Carl R. Woese Institute for Genomic Biology, University of Illinois Urbana-Champaign, Urbana, Illinois, USA and University of Illinois Urbana-Champaign, Urbana, Illinois, USA.
Department of Microbiology, University of Illinois Urbana-Champaign, Urbana, Illinois, USA.
CRISPR J. 2023 Aug;6(4):386-400. doi: 10.1089/crispr.2022.0080. Epub 2023 Jul 17.
CRISPR-Cas systems provide immunity against mobile genetic elements (MGEs) through sequence-specific targeting by spacer sequences encoded in CRISPR arrays. Spacers are highly variable between microbial strains and can be acquired rapidly, making them well suited for use in strain typing of closely related organisms. However, no tools are currently available to automate the process of reconstructing strain histories using CRISPR spacers. We therefore developed the CRISPR Comparison Toolkit (CCTK) to enable analyses of array relationships. The CCTK includes tools to identify arrays, analyze relationships between arrays using CRISPRdiff and CRISPRtree, and predict targets of spacers. CRISPRdiff visualizes arrays and highlights the similarities between them. CRISPRtree infers a phylogenetic tree from array relationships and presents a hypothesis of the evolutionary history of the arrays. The CCTK unifies several CRISPR analysis tools into a single command line application, including the first tool to infer phylogenies from array relationships.

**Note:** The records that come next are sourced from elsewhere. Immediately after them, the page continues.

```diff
@@ -263,11 +270,11 @@
         constexpr int ss = decltype(Sc)::value;
         if constexpr (NV::ZD) {
             if constexpr (ss > 0)
-                return weno5_undivided_pq<PQ, LSM_T1 != 0, true>(nv.dz(-3), nv.dz(-2), nv.dz(-1), nv.dz(0), nv.dz(1), epsf, P, Q,
-                                                                 max_abs5(nv.dz(-3), nv.dz(-2), nv.dz(-1), nv.dz(0), nv.dz(1)));
+                return weno5_undivided_pq<PQ, LSM_T1 != 0, true, ZA ? 1 : 0>(nv.dz(-3), nv.dz(-2), nv.dz(-1), nv.dz(0), nv.dz(1), epsf, P, Q,
+                                                                 max_abs5(nv.dz(-3), nv.dz(-2), nv.dz(-1), nv.dz(0), nv.dz(1)), nv.zmc, nv.zmn);
             else
-                return weno5_undivided_pq<PQ, LSM_T1 != 0, true>(-nv.dz(2), -nv.dz(1), -nv.dz(0), -nv.dz(-1), -nv.dz(-2), epsf, P, Q,
-                                                                 max_abs5(nv.dz(2), nv.dz(1), nv.dz(0), nv.dz(-1), nv.dz(-2)));
+                return weno5_undivided_pq<PQ, LSM_T1 != 0, true, ZA ? -1 : 0>(-nv.dz(2), -nv.dz(1), -nv.dz(0), -nv.dz(-1), -nv.dz(-2), epsf, P, Q,
+                                                                 max_abs5(nv.dz(2), nv.dz(1), nv.dz(0), nv.dz(-1), nv.dz(-2)), nv.zmc, nv.zmn);
         } else {
             return weno5_undivided_pq<PQ, LSM_T1 != 0>(nv.z(-2 * ss) - nv.z(-3 * ss), nv.z(-ss) - nv.z(-2 * ss), nv.c - nv.z(-ss),
                                           nv.z(ss) - nv.c, nv.z(2 * ss) - nv.z(ss), epsf, P, Q);
@@ -285,8 +292,8 @@
     } else {
         const int m = ~(__double2hiint(v) >> 31);
         if constexpr (!IN_LDS && NV::ZD) {
-            w = weno5_undivided_pq<PQ, LSM_T1 != 0>(sel64(m, nv.dz(-3), -nv.dz(2)), sel64(m, nv.dz(-2), -nv.dz(1)), sel64(m, nv.dz(-1), -nv.dz(0)),
-                                                    sel64(m, nv.dz(0), -nv.dz(-1)), sel64(m, nv.dz(1), -nv.dz(-2)), epsf, P, Q);
+            w = weno5_undivided_pq<PQ, LSM_T1 != 0, false, ZA ? 2 : 0>(sel64(m, nv.dz(-3), -nv.dz(2)), sel64(m, nv.dz(-2), -nv.dz(1)), sel64(m, nv.dz(-1), -nv.dz(0)),
+                                                    sel64(m, nv.dz(0), -nv.dz(-1)), sel64(m, nv.dz(1), -nv.dz(-2)), epsf, P, Q, 0.0, nv.zmc, nv.zmn, m, nv.dz(-1), nv.dz(0), nv.dz(1));
         } else {
             double q[6];
             if constexpr (IN_LDS) {
@@ -777,6 +784,21 @@
 #pragma unroll
             for (int j = 0; j < 2 * G; ++j) zl[j] = zl[j + 1] - zl[j];
         }
+        [[maybe_unused]] double zcar = 0.0;
+        if constexpr (ZD && LSM_ZA) {
+            const double w2 = zl[G - 1] - zl[G - 2], w3 = zl[G] - zl[G - 1];
+            zcar = __builtin_fmax(__builtin_fmin(w2, __builtin_fmax(w3, 0.0)), __builtin_fmin(w3, 0.0));
+        }
+        constexpr bool SLOTBASE = LSM_SLOTBASE && ZD && AK == LSM_COEFF_SEPARABLE && 6 * W <= 255;
+        typedef const __attribute__((address_space(3))) double* lds_cptr;
+        [[maybe_unused]] unsigned sbase[NSLOT];
+        if constexpr (SLOTBASE) {
+#pragma unroll
+            for (int k = 1; k < NSLOT; ++k) {
+                sbase[k] = (unsigned)(unsigned long long)(lds_cptr)(tile + k * HW + lpos - G * W);
+                asm volatile("" : "+v"(sbase[k]));
+            }
+        }
         const bool nomask = NOMASK || a.mask == nullptr;
         const int mrange = nomask ? 0 : (int)0x80000000u;
         long long po = corner + (long long)m0 * sm;
@@ -823,14 +845,17 @@
             LSM_BARRIER();
             const bool on = active && (nomask || mk != 0);
             double r1 = 0.0, r2 = 0.0;
+            [[maybe_unused]] double zmm = __builtin_nondeterministic_value(zcar);
             if (NOMASK ? any_active : __builtin_amdgcn_ballot_w64(on) != 0) {
                 const int rel = m - m0;
                 const double* T0 = tile + (LDS7 ? R : (rel + LEAD) % NSLOT) * HW + lpos;
+                if constexpr (SLOTBASE && R > 0) T0 = (const double*)(lds_cptr)(unsigned long long)sbase[R % NSLOT] + G * W;
                 const double* Tm = tile + ((rel + LEAD + NSLOT - 1) % NSLOT) * HW + lpos;
                 const double* Tp = tile + ((rel + LEAD + 1) % NSLOT) * HW + lpos;
-                NodeView<NDIM, G, W, R, ROT, ZD> nv{T0, LDS7 ? nullptr : Tm, LDS7 ? nullptr : Tp, zl, ZD ? T0[0] : zl[ROT > 0 ? (R + G) % RM : G]};
+                NodeView<NDIM, G, W, R, ROT, ZD> nv{T0, LDS7 ? nullptr : Tm, LDS7 ? nullptr : Tp, zl, ZD ? T0[0] : zl[ROT > 0 ? (R + G) % RM : G], zcar, &zmm};
                 node_update<NDIM, ADV, NM, CURV, EIK, G, W, ST, PLAIN>(a, nv, op, r1, r2);
             }
+            if constexpr (ZD && LSM_ZA) zcar = zmm;
             plane_tab<NDIM, ADV, NM, CURV, AK>(a, (m + 1 < m1 ? m + 1 : m) + a.goff[NDIM - 1], pt);
             if constexpr (ZD) {
                 zl[(R + 2 * G) % RM] = nxt - zlast;
diff --git a/levelsetmethods.jl_amd/csrc/stage_math.h b/levelsetmethods.jl_amd/csrc/stage_math.h
--- a/levelsetmethods.jl_amd/csrc/stage_math.h
+++ b/levelsetmethods.jl_amd/csrc/stage_math.h
@@ -75,6 +75,15 @@
 #ifndef LSM_ZD
 #define LSM_ZD 1
 #endif
+#ifndef LSM_EPS1
+#define LSM_EPS1 1
+#endif
+#ifndef LSM_ZA
+#define LSM_ZA 1
+#endif
+#ifndef LSM_SLOTBASE
+#define LSM_SLOTBASE 1
+#endif
 
 LSM_DEV double fast_rcp(double x) {
     double r = __builtin_amdgcn_rcp(x);
@@ -111,10 +120,27 @@
     asm("v_max_f64 %0, %1, |%2|" : "=v"(m) : "v"(m), "v"(e5));
     return m;
 }
-template <bool PQ, bool X3 = false, bool MPRE = false>
-LSM_DEV double weno5_undivided_pq(double e1, double e2, double e3, double e4, double e5, double eps_floor, double& P, double& Q, double m_pre = 0.0) {
+template <bool PQ, bool X3 = false, bool MPRE = false, int CAR = 0>
+LSM_DEV double weno5_undivided_pq(double e1, double e2, double e3, double e4, double e5, double eps_floor, double& P, double& Q, double m_pre = 0.0,
+                                  double mc = 0.0, double* mnext = nullptr, int lm = 0, double im = 0.0, double i0 = 0.0, double i1 = 0.0) {
     const double w1 = e2 - e1, w2 = e3 - e2, w3 = e4 - e3, w4 = e5 - e4;
-    if constexpr (PQ) {
+    if constexpr (PQ && CAR != 0) {
+        const double hi = __builtin_fmax(w3, 0.0), lo = __builtin_fmin(w3, 0.0);
+        const double mm = __builtin_fmax(__builtin_fmin(CAR == 2 ? i1 - i0 : (CAR > 0 ? w4 : w2), hi), lo);
+        *mnext = mm;
+        if constexpr (CAR == 1) {
+            P = __builtin_fma(0.5, mc, e3);
+            Q = __builtin_fma(-0.5, mm, e4);
+        } else if constexpr (CAR == -1) {
+            P = __builtin_fma(0.5, mm, e3);
+            Q = __builtin_fma(-0.5, mc, e4);
+        } else {
+            const double dm = __builtin_fma(0.5, mc, im), dp = __builtin_fma(-0.5, mm, i0);
+            const int sb = (int)0x80000000u;
+            P = __hiloint2double((__double2hiint(dm) & lm) | ((__double2hiint(dp) ^ sb) & ~lm), (__double2loint(dm) & lm) | (__double2loint(dp) & ~lm));
+            Q = __hiloint2double((__double2hiint(dp) & lm) | ((__double2hiint(dm) ^ sb) & ~lm), (__double2loint(dp) & lm) | (__double2loint(dm) & ~lm));
+        }
+    } else if constexpr (PQ) {
         const double hi = __builtin_fmax(w3, 0.0), lo = __builtin_fmin(w3, 0.0);
         P = __builtin_fma(0.5, __builtin_fmax(__builtin_fmin(w2, hi), lo), e3);
         Q = __builtin_fma(-0.5, __builtin_fmax(__builtin_fmin(w4, hi), lo), e4);
```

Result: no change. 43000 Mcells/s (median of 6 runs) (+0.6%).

CRISPR-Cas 系统通过 CRISPR 阵列中编码的间隔序列对移动遗传元件 (MGE) 进行特异性靶向,从而提供对其的免疫。间隔序列在微生物菌株之间高度可变,并且可以快速获得,这使得它们非常适合用于密切相关的生物体的菌株分型。然而,目前尚无工具可用于使用 CRISPR 间隔序列自动重建菌株历史的过程。因此,我们开发了 CRISPR 比较工具包 (CCTK) 以支持对数组关系的分析。CCTK 包括用于识别数组、使用 CRISPRdiff 和 CRISPRtree 分析数组之间关系以及预测间隔子目标的工具。CRISPRdiff 可视化数组并突出显示它们之间的相似之处。CRISPRtree 从数组关系推断出系统发育树,并提出数组进化历史的假设。CCTK 将几种 CRISPR 分析工具统一到一个命令行应用程序中,包括第一个从数组关系推断系统发育的工具。